Background
Patient representation learning aims to learn features, also called representations, from input sources automatically, often in an unsupervised manner, for use in predictive models. This obviates the need for cumbersome, time- and resource-intensive manual feature engineering, especially from unstructured data such as text, images, or graphs. Most previous techniques have used neural network–based autoencoders to learn patient representations, primarily from clinical notes in electronic medical records (EMRs). Knowledge graphs (KGs), with clinical entities as nodes and their relations as edges, can be extracted automatically from biomedical literature and provide complementary information to EMR data that have been found to provide valuable predictive signals.
Objective
This study aims to evaluate the efficacy of collective matrix factorization (CMF), both the classical variant and a recent neural architecture called deep CMF (DCMF), in integrating heterogeneous data sources from EMR and KG to obtain patient representations for clinical decision support tasks.
Methods
Using a recent formulation for obtaining graph representations through matrix factorization within the context of CMF, we infused auxiliary information during patient representation learning.

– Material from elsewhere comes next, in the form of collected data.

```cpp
template <int C>
__global__ __launch_bounds__(64) void k_trace(TraceArgs a) {
    const int rd = blockIdx.x * blockDim.x + threadIdx.x;
    if (rd >= a.nreads) return;
    ReadState* rs = a.state + rd;
    DevRecord* rec = a.rec + rd;
    if (rs->status & (ST_BAD_BASE | ST_WOULD_PANIC | ST_OVERFLOW | ST_RETRY)) {
        rec->status = rs->status & ~ST_RETRY; rec->n_ops = 0; rec->n_fwd_ops = 0; rec->score = 0;
        return;
    }
    const long long ro = a.read_off[rd];
    const int n = (int)(a.read_off[rd + 1] - ro);
    uint8_t* ops = a.ops + (long long)rd * a.ops_stride;
    int nops = 0;
    const bool recomb = (a.mode == RG_MODE_RECOMBINATION || a.mode == RG_MODE_RECOMBINATION_SEMI) && rs->fwd_path != rs->rev_path;
    const int dww = WAVE * (C <= 16 ? 1 : 2);
    const int dw = dww * a.nwv;
    auto move = [&](const uint32_t* td, int idx, int c) -> uint32_t {
        const int q = c % C, gl = c / C;
        return (td[(long long)idx * dw + (gl / WAVE) * dww + (q / 16) * WAVE + gl % WAVE] >> (2 * (q % 16))) & 3u;
    };
    const uint32_t* fl = reinterpret_cast<const uint32_t*>(a.flayer) + (long long)rd * a.layer_stride;
    const int fp = rs->fwd_path;
    const int fbeg = a.fpoff[fp], fnr = a.fpoff[fp + 1] - fbeg;
    int start_row = recomb ? rs->fen : rs->end_row;
    int j = recomb ? rs->rec_col : n;
    int lo = 0, hi = fnr - 1, idx = -1;
    while (lo <= hi) { int mid = (lo + hi) >> 1; int r = a.fprow[fbeg + mid]; if (r == start_row) { idx = mid; break; } if (r < start_row) lo = mid + 1; else hi = mid - 1; }
    if (idx < 0) { rec->status = ST_WOULD_PANIC; rec->n_ops = 0; return; }
    int t = idx + 1;
    const int score = rs->trace_score;
    while (t > 0 && j > 0) {
        const uint32_t mv = move(fl, t, j);
        if (mv == 1u) { ops[nops++] = OP_D; t -= 1; j -= 1; }
        else if (mv == 2u) { ops[nops++] = OP_U; t -= 1; }
        else { ops[nops++] = OP_L; j -= 1; }
    }
    while (j > 0) { ops[nops++] = OP_L; j -= 1; }
    while (!a.semi && t > 0) { ops[nops++] = OP_U; t -= 1; }
    const int nfwd = nops;
    if (recomb) {
        const int rp = rs->rev_path;
        const uint32_t* rl = reinterpret_cast<const uint32_t*>(a.rlayer) + (long long)rd * a.layer_stride;
        const int rbeg = a.rpoff[rp], rnr = a.rpoff[rp + 1] - rbeg;
        int lo2 = 0, hi2 = rnr - 1, ridx = -1;
        while (lo2 <= hi2) { int mid = (lo2 + hi2) >> 1; int r = a.rprow[rbeg + mid]; if (r == rs->rsn) { ridx = mid; break; } if (r > rs->rsn) lo2 = mid + 1; else hi2 = mid - 1; }
        if (ridx < 0) { rec->status = ST_WOULD_PANIC; rec->n_ops = 0; return; }
        int tt = ridx + 1;
        int jj = rs->rec_col;
        while (tt > 0 && jj < n) {
            const uint32_t mv = move(rl, tt, n - jj);
            if (mv == 1u) { ops[nops++] = OP_D; tt -= 1; jj += 1; }
            else if (mv == 2u) { ops[nops++] = OP_U; tt -= 1; }
            else { ops[nops++] = OP_L; jj += 1; }
        }
        while (jj < n) { ops[nops++] = OP_L | OP_CONT; jj += 1; }
        while (!a.semi && tt > 0) { ops[nops++] = OP_U | OP_CONT; tt -= 1; }
    }
    rec->status = rs->status;
    rec->score = score;
    rec->fscore = rs->fscore;
    rec->end_row = start_row;
    rec->end_col = n;
    rec->stop_row = 0; rec->stop_col = 0;
    rec->best_path = fp;
    rec->rev_path = recomb ? rs->rev_path : fp;
    rec->fen = rs->fen; rec->rsn = rs->rsn; rec->rec_col = rs->rec_col; rec->displacement = rs->displacement;
    rec->n_ops = nops; rec->n_fwd_ops = nfwd;
}

__global__ __launch_bounds__(256) void k_need(const ReadState* st, const unsigned* nf, const unsigned* nr, const unsigned* nrec,
                                              const unsigned* nrrec, unsigned* need, int nreads) {
    const int rd = blockIdx.x * blockDim.x + threadIdx.x;
    unsigned v[4] = {0, 0, 0, 0};
    if (rd < nreads && !(st[rd].status & (ST_BAD_BASE | ST_WOULD_PANIC))) {
        v[0] = nf[rd]; v[1] = nr[rd];
        if (nrec) v[2] = nrec[rd];
        if (nrrec) v[3] = nrrec[rd];
    }
#pragma unroll
    for (int e = 0; e < 4; ++e) {
        for (int d = WAVE / 2; d >= 1; d >>= 1) v[e] = max(v[e], (unsigned)__shfl_xor((int)v[e], d, WAVE));
// ... 120 lines not shown
```

### recgraph_amd/csrc/rg_sweep16.hip

```cpp
#include <algorithm>
#include <type_traits>

#include "rg_path_kernels.hpp"

namespace rg {

namespace {

constexpr int NEG32 = INT32_MIN / 4;
constexpr int NEG16 = -30000;
constexpr int NEGPAIR = (int)(((unsigned)(NEG16 & 0xffff) << 16) | (unsigned)(NEG16 & 0xffff));
constexpr int ONE2 = 0x00010001;

typedef unsigned u32x4 __attribute__((ext_vector_type(4)));
typedef unsigned u32x2 __attribute__((ext_vector_type(2)));
__device__ __forceinline__ __amdgpu_buffer_rsrc_t uniform_rsrc(const void* base, unsigned bytes) {
    const unsigned long long u = (unsigned long long)base;
    const unsigned lo = (unsigned)__builtin_amdgcn_readfirstlane((int)(unsigned)u), hi = (unsigned)__builtin_amdgcn_readfirstlane((int)(unsigned)(u >> 32));
    void* p = (void*)(((unsigned long long)hi << 32) | lo);
    return __builtin_amdgcn_make_buffer_rsrc(p, 0, (int)__builtin_amdgcn_readfirstlane((int)bytes), 0x00020000);
}
typedef short s16x2 __attribute__((ext_vector_type(2)));
typedef unsigned short u16x2 __attribute__((ext_vector_type(2)));

// ... 1375 lines not shown
        colarg_out[(long long)rd * a.wpad + j] = b ? (int)(((unsigned)b << 8) | ((unsigned)key & 255u)) : 0;
    }
}

const char* launch_colmax_rec(const ExpandArgs& a, int* colmax_out, int* colarg_out, int nreads, int C, hipStream_t s) {
    const size_t bytes = (size_t)a.wpad * sizeof(unsigned long long);
    switch (C) {
        case 4: RG_LAUNCH(k_colmax_rec, (4), dim3(nreads), dim3(256), bytes, s, a, colmax_out, colarg_out);
        case 8: RG_LAUNCH(k_colmax_rec, (8), dim3(nreads), dim3(256), bytes, s, a, colmax_out, colarg_out);
        case 16: RG_LAUNCH(k_colmax_rec, (16), dim3(nreads), dim3(256), bytes, s, a, colmax_out, colarg_out);
        default: RG_LAUNCH(k_colmax_rec, (32), dim3(nreads), dim3(256), bytes, s, a, colmax_out, colarg_out);
    }
}


template <int C>
__global__ __launch_bounds__(64, C <= 16 ? LAYER16_WAVES : 1) void k_layer16(LayerArgs a) {
    constexpr int H = C / 2;
    const int rd = blockIdx.x;
    const int lane = threadIdx.x;
    const PathGraphDev& g = a.g;
    ReadState* rs = a.state + rd;
    if (rs->status & (ST_BAD_BASE | ST_WOULD_PANIC | ST_OVERFLOW | ST_RETRY)) return;
    const bool rev = a.rev;
    const int path = rev ? rs->rev_path : rs->fwd_path;
    const bool recomb = rs->fwd_path != rs->rev_path;
    if (rev && !recomb) return;
    const long long ro = a.read_off[rd];
    const int n = (int)(a.read_off[rd + 1] - ro);
    const uint8_t* read = a.reads + ro - 1;
    const int ncols = rev ? n : n + 1;
    const int GAP = 5;
    extern __shared__ __attribute__((aligned(16))) int lds16[];
    int* sct = lds16;
    int* s2 = lds16 + 64;
    int* sprof = s2 + 5 * 64;
    if (lane < 36) sct[lane] = a.sc.t[lane];
    __syncthreads();
    const int gcost = __builtin_amdgcn_readfirstlane(sct[GAP]);
    for (int e = lane; e < 5 * 64; e += WAVE) {
        const int li = e >> 6, cl = e & 7, ch = (e >> 3) & 7;
        s2[e] = (cl < 6 && ch < 6) ? pack16(sct[li * 6 + cl] - gcost, sct[li * 6 + ch] - gcost) : 0;
    }
    __syncthreads();
    int cur[H];
#pragma unroll
// ... 275 lines not shown
```

Measured before the change: 124,400.

## Add banded layer-window kernel for path layers with full-width fallback

```diff
diff --git a/recgraph_amd/csrc/layer_window/rg_layer_window.hip b/recgraph_amd/csrc/layer_window/rg_layer_window.hip
--- /dev/null
+++ b/recgraph_amd/csrc/layer_window/rg_layer_window.hip
@@ -0,0 +1,264 @@
+#include "rg_layer_window.hpp"
+
+#include "../rg_path_kernels.hpp"
+
+namespace rg {
+
+namespace {
+
+constexpr int UNK = LAYER_WINDOW_UNKNOWN;
+constexpr int UNKPAIR = (int)(((unsigned)(UNK & 0xffff) << 16) | (unsigned)(UNK & 0xffff));
+constexpr int KNOWNPAIR = (int)(((unsigned)(LAYER_WINDOW_KNOWN & 0xffff) << 16) | (unsigned)(LAYER_WINDOW_KNOWN & 0xffff));
+constexpr int ONE2 = 0x00010001;
+
+typedef short s16x2 __attribute__((ext_vector_type(2)));
+
+__device__ __forceinline__ int pk_add(int a, int b) {
+    return __builtin_bit_cast(int, (s16x2)(__builtin_bit_cast(s16x2, a) + __builtin_bit_cast(s16x2, b)));
+}
+__device__ __forceinline__ int pk_sub(int a, int b) {
+    return __builtin_bit_cast(int, (s16x2)(__builtin_bit_cast(s16x2, a) - __builtin_bit_cast(s16x2, b)));
+}
+__device__ __forceinline__ int pk_max(int a, int b) {
+    return __builtin_bit_cast(int, __builtin_elementwise_max(__builtin_bit_cast(s16x2, a), __builtin_bit_cast(s16x2, b)));
+}
+__device__ __forceinline__ int pk_min(int a, int b) {
+    return __builtin_bit_cast(int, __builtin_elementwise_min(__builtin_bit_cast(s16x2, a), __builtin_bit_cast(s16x2, b)));
+}
+__device__ __forceinline__ int pk_sub_sat(int a, int b) {
+    return __builtin_bit_cast(int, __builtin_elementwise_sub_sat(__builtin_bit_cast(s16x2, a), __builtin_bit_cast(s16x2, b)));
+}
+__device__ __forceinline__ int pk_sign(int v) {
+    return __builtin_bit_cast(int, (s16x2)(__builtin_bit_cast(s16x2, v) >> (s16x2)(15)));
+}
+__device__ __forceinline__ int pack16(int lo, int hi) { return (int)(((unsigned)hi << 16) | ((unsigned)lo & 0xffffu)); }
+__device__ __forceinline__ int lo16(int v) { return (int)(short)(v & 0xffff); }
+__device__ __forceinline__ int hi16(int v) { return v >> 16; }
+__device__ __forceinline__ int bfi(int mask, int a, int b) { return __builtin_amdgcn_bitop3_b32(mask, a, b, 0xCA); }
+__device__ __forceinline__ int left_lane(int v, int edge, int fill) {
+    int r = __builtin_amdgcn_update_dpp(v, v, 0x13C, 0xf, 0xf, false);
+    asm volatile("" : "+v"(r));
+    return bfi(edge, fill, r);
+}
+
+}
+
+template <int C, int CW>
+__global__ __launch_bounds__(64, 8) void k_layer_win(LayerArgs a) {
+    static_assert(CW == 2 || CW == 4, "a column block is half a byte or a byte of the layer buffer");
+    static_assert(C == 4 || C == 8 || C == 16, "packed rows, one direction word per lane and row");
+    constexpr int H = CW / 2;
+    constexpr int W = WAVE * CW;
+    constexpr int WPAD = WAVE * C;
+    constexpr int NBLK = WPAD / CW;
+    constexpr unsigned LOWH = (1u << H) - 1u;
+    constexpr unsigned FULL = (LOWH << 16) | LOWH;
+    const int rd = blockIdx.x;
+    const int lane = threadIdx.x;
+    const PathGraphDev& g = a.g;
+    ReadState* rs = a.state + rd;
+    if (rs->status & (ST_BAD_BASE | ST_WOULD_PANIC | ST_OVERFLOW | ST_RETRY | ST_LAYER_FULL)) return;
+    const bool rev = a.rev;
+    const int path = rev ? rs->rev_path : rs->fwd_path;
+    const bool recomb = rs->fwd_path != rs->rev_path;
+    if (rev && !recomb) return;
+    const long long ro = a.read_off[rd];
+    const int n = (int)(a.read_off[rd + 1] - ro);
+    const uint8_t* read = a.reads + ro - 1;
+    const int ncols = rev ? n : n + 1;
+    const int GAP = 5;
+    __shared__ int sct[64];
+    __shared__ int s2[5 * 64];
+    __shared__ int kkp[NBLK];
+    if (lane < 36) sct[lane] = a.sc.t[lane];
+    __syncthreads();
+    const int gcost = __builtin_amdgcn_readfirstlane(sct[GAP]);
+    for (int e = lane; e < 5 * 64; e += WAVE) {
+        const int li = e >> 6, cl = e & 7, ch = (e >> 3) & 7;
+        s2[e] = (cl < 6 && ch < 6) ? pack16(sct[li * 6 + cl] - gcost, sct[li * 6 + ch] - gcost) : 0;
+    }
+    auto code = [&](int c) -> int { return (c >= 1 && c < ncols) ? (int)(rev ? read[n - c + 1] : read[c]) : 4; };
+    for (int b = lane; b < NBLK; b += WAVE) {
+        int kk = 0;
+#pragma unroll
+        for (int r = 0; r < H; ++r) kk |= (code(b * CW + r) | (code(b * CW + H + r) << 3)) << (8 * r);
+        kkp[b] = kk;
+    }
+    __syncthreads();
+    const int* prow = rev ? a.rprow : a.fprow;
+    const int* pslot = rev ? a.rpslot : a.fpslot;
+    const int* poff = rev ? a.rpoff : a.fpoff;
+    const int pbase = poff[path];
+    const int nrows = poff[path + 1] - pbase;
+    const int start_row = rev ? rs->rsn : (recomb ? rs->fen : rs->end_row);
+    const int start_col = rev ? n - rs->rec_col : (recomb ? rs->rec_col : n);
+    const int sidx = __builtin_amdgcn_readfirstlane(layer_row_index(prow + pbase, nrows, start_row, rev));
+    if (sidx < 0) return;
+    const int t_start = sidx + 1;
+    uint8_t* tdir = reinterpret_cast<uint8_t*>(reinterpret_cast<uint32_t*>(a.layer) + (long long)rd * a.layer_stride);
+    const uint32_t* dirs = a.dirs + (long long)rd * a.dirs_stride;
+    auto block_of = [&](int lbk) -> int { return lbk + ((lane - lbk) & (WAVE - 1)); };
+    int lbk = layer_window_left(start_col, t_start, 0, W, WPAD) / CW;
+    int blk = block_of(lbk);
+    int kk = kkp[blk];
+    int cur[H];
+#pragma unroll
+    for (int r = 0; r < H; ++r) {
+        const int c0 = blk * CW + r, c1 = c0 + H;
+        cur[r] = pack16(c0 < ncols ? 0 : UNK, c1 < ncols ? 0 : UNK);
+    }
+    constexpr int PF = 2;
+    int pf_li[PF];
+    uint32_t pf_w[PF];
+    int nx_row = -1, nx_slot = 0;
+    auto fetch_idx = [&](int tt) {
+        nx_row = -1; nx_slot = 0;
+        if (tt <= sidx) { nx_row = prow[pbase + tt]; nx_slot = pslot[pbase + tt]; }
+    };
+    auto prefetch = [&](int tt, int& li_o, uint32_t& w_o) {
+        li_o = 4; w_o = 0;
+        if (nx_row >= 0) {
+            const int b = block_of(layer_window_left(start_col, t_start, tt + 1, W, WPAD) / CW);
+            li_o = g.lnz[nx_row];
+            w_o = dirs[(long long)nx_slot * a.dir_words + (b * CW) / C];
+        }
+    };
+#pragma unroll
+    for (int k = 0; k < PF; ++k) { fetch_idx(k); prefetch(k, pf_li[k], pf_w[k]); }
+    fetch_idx(PF);
+    const int g_i = gcost;
+    const int g0 = a.semi ? 0 : g_i;
+    const int GI = pack16(g_i, g_i);
+    for (int t = 0; t <= sidx; ++t) {
+        const int li = pf_li[0];
+        const uint32_t word = pf_w[0];
+#pragma unroll
+        for (int k = 0; k + 1 < PF; ++k) { pf_li[k] = pf_li[k + 1]; pf_w[k] = pf_w[k + 1]; }
+        prefetch(t + PF, pf_li[PF - 1], pf_w[PF - 1]);
+        fetch_idx(t + PF + 1);
+        const int nlbk = layer_window_left(start_col, t_start, t + 1, W, WPAD) / CW;
+        if (nlbk != lbk) {
+            lbk = nlbk;
+            const int nb = block_of(lbk);
+            const int nkk = kkp[nb];
+            if (nb != blk) {
+                kk = nkk;
+#pragma unroll
+                for (int r = 0; r < H; ++r) cur[r] = UNKPAIR;
+            }
+            blk = nb;
+        }
+        const int p = lbk & (WAVE - 1);
+        const int pos = (lane - p) & (WAVE - 1);
+        const int edge = pos == 0 ? -1 : 0;
+        const int GI0 = blk == 0 ? pack16(g0, g_i) : GI;
+        unsigned u16, l16;
+        dir16_decode<C / 2>(word, u16, l16);
+        const int q0 = (blk * CW) & (C - 1);
+        const unsigned ub = u16 >> q0, lb = l16 >> q0;
+        const unsigned um2 = (ub & LOWH) | (((ub >> H) & LOWH) << 16);
+        const unsigned lm2 = (lb & LOWH) | (((lb >> H) & LOWH) << 16);
+        int s[H], MU[H], ML[H];
+#pragma unroll
+        for (int r = 0; r < H; ++r) {
+            s[r] = s2[li * 64 + ((kk >> (8 * r)) & 63)];
+            MU[r] = pk_sub(0, (int)((um2 >> r) & (unsigned)ONE2));
+            ML[r] = pk_sub(0, (int)((lm2 >> r) & (unsigned)ONE2));
+        }
+        const unsigned long long have = __ballot(lm2 != FULL);
+        const unsigned long long rot = p ? ((have >> p) | (have << (WAVE - p))) : have;
+        const unsigned long long below = rot & ((1ull << pos) - 1ull);
+        const int src = below ? ((63 - __clzll((long long)below) + p) & (WAVE - 1)) : -1;
+        int old[H];
+#pragma unroll
+        for (int r = 0; r < H; ++r) old[r] = cur[r];
+        int o1 = __builtin_amdgcn_alignbit(old[H - 1], left_lane(old[H - 1], edge, UNKPAIR), 16);
+        {
+            int prev = o1, lastv = UNKPAIR;
+#pragma unroll
+            for (int r = 0; r < H; ++r) {
+                const int base = pk_add(bfi(MU[r], old[r], prev), bfi(MU[r], r == 0 ? GI0 : GI, s[r]));
+                cur[r] = base;
+                lastv = bfi(ML[r], lastv, base);
+                prev = old[r];
+            }
+            const unsigned nl = ~lm2 & FULL;
+            const int v_lo = lo16(lastv), v_hi = hi16(lastv);
+            const int zl = (nl >> 16) ? v_hi : ((nl & 0xffffu) ? v_lo : UNK);
+            const int fetched = __shfl(zl, src < 0 ? lane : src, WAVE);
+            const int bl = src < 0 ? UNK : max(fetched, UNK);
+            const int bh = (nl & 0xffffu) ? max(v_lo, UNK) : bl;
+            int vprev = pack16(bl, bh);
+#pragma unroll
+            for (int r = 0; r < H; ++r) {
+                int v = bfi(ML[r], vprev, cur[r]);
+                v = bfi(pk_sign(pk_sub_sat(v, KNOWNPAIR)), UNKPAIR, v);
+                cur[r] = v;
+                vprev = v;
+            }
+        }
+        const bool zero_prev = rev && t == 0 && path != 0;
+        if (zero_prev) {
+#pragma unroll
+            for (int r = 0; r < H; ++r) {
+                const int c0 = blk * CW + r, c1 = c0 + H;
+                old[r] = pack16(-c0 * gcost, -c1 * gcost);
+            }
+            o1 = __builtin_amdgcn_alignbit(old[H - 1], left_lane(old[H - 1], edge, UNKPAIR), 16);
+            if (blk == 0) o1 = pack16(gcost, hi16(o1));
+        }
+        int nl = __builtin_amdgcn_alignbit(cur[H - 1], left_lane(cur[H - 1], edge, UNKPAIR), 16);
+        unsigned tw = 0;
+#pragma unroll
+        for (int r = 0; r < H; ++r) {
+            const int d = pk_add(o1, s[r]);
+            const int u = pk_add(old[r], GI);
+            const int mx = pk_max(pk_max(d, u), nl);
+            const int unk = pk_sign(pk_sub_sat(pk_min(pk_min(d, u), nl), KNOWNPAIR));
+            const int nd = pk_sign(pk_sub_sat(d, mx));
+            const int nu = pk_sign(pk_sub_sat(u, mx));
+            const int b0 = __builtin_amdgcn_bitop3_b32(nd, nu, ONE2, 0x8A);
+            const unsigned code2 = (unsigned)((b0 | (nd & 0x00020002)) & ~unk);
+            tw |= code2 << (2 * r);
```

We also extended the DCMF architecture to create a task-specific end-to-end model that learns to simultaneously find effective patient representations and predictions. We compared the efficacy of such a model to that of first learning unsupervised representations and then independently learning a predictive model. We evaluated patient representation learning using CMF-based methods and autoencoders for 2 clinical decision support tasks on a large EMR data set.
Results
Our experiments show that DCMF provides a seamless way for integrating multiple sources of data to obtain patient representations, both in unsupervised and supervised settings. Its performance in single-source settings is comparable with that of previous autoencoder-based representation learning methods. When DCMF is used to obtain representations from a combination of EMR and KG, where most previous autoencoder-based methods cannot be used directly, its performance is superior to that of previous nonneural methods for CMF. Infusing information from KGs into patient representations using DCMF was found to improve downstream predictive performance.
Conclusions
Our experiments indicate that DCMF is a versatile model that can be used to obtain representations from single and multiple data sources and combine information from EMR data and KGs. Furthermore, DCMF can be used to learn representations in both supervised and unsupervised settings. Thus, DCMF offers an effective way of integrating heterogeneous data sources and infusing auxiliary knowledge into patient representations.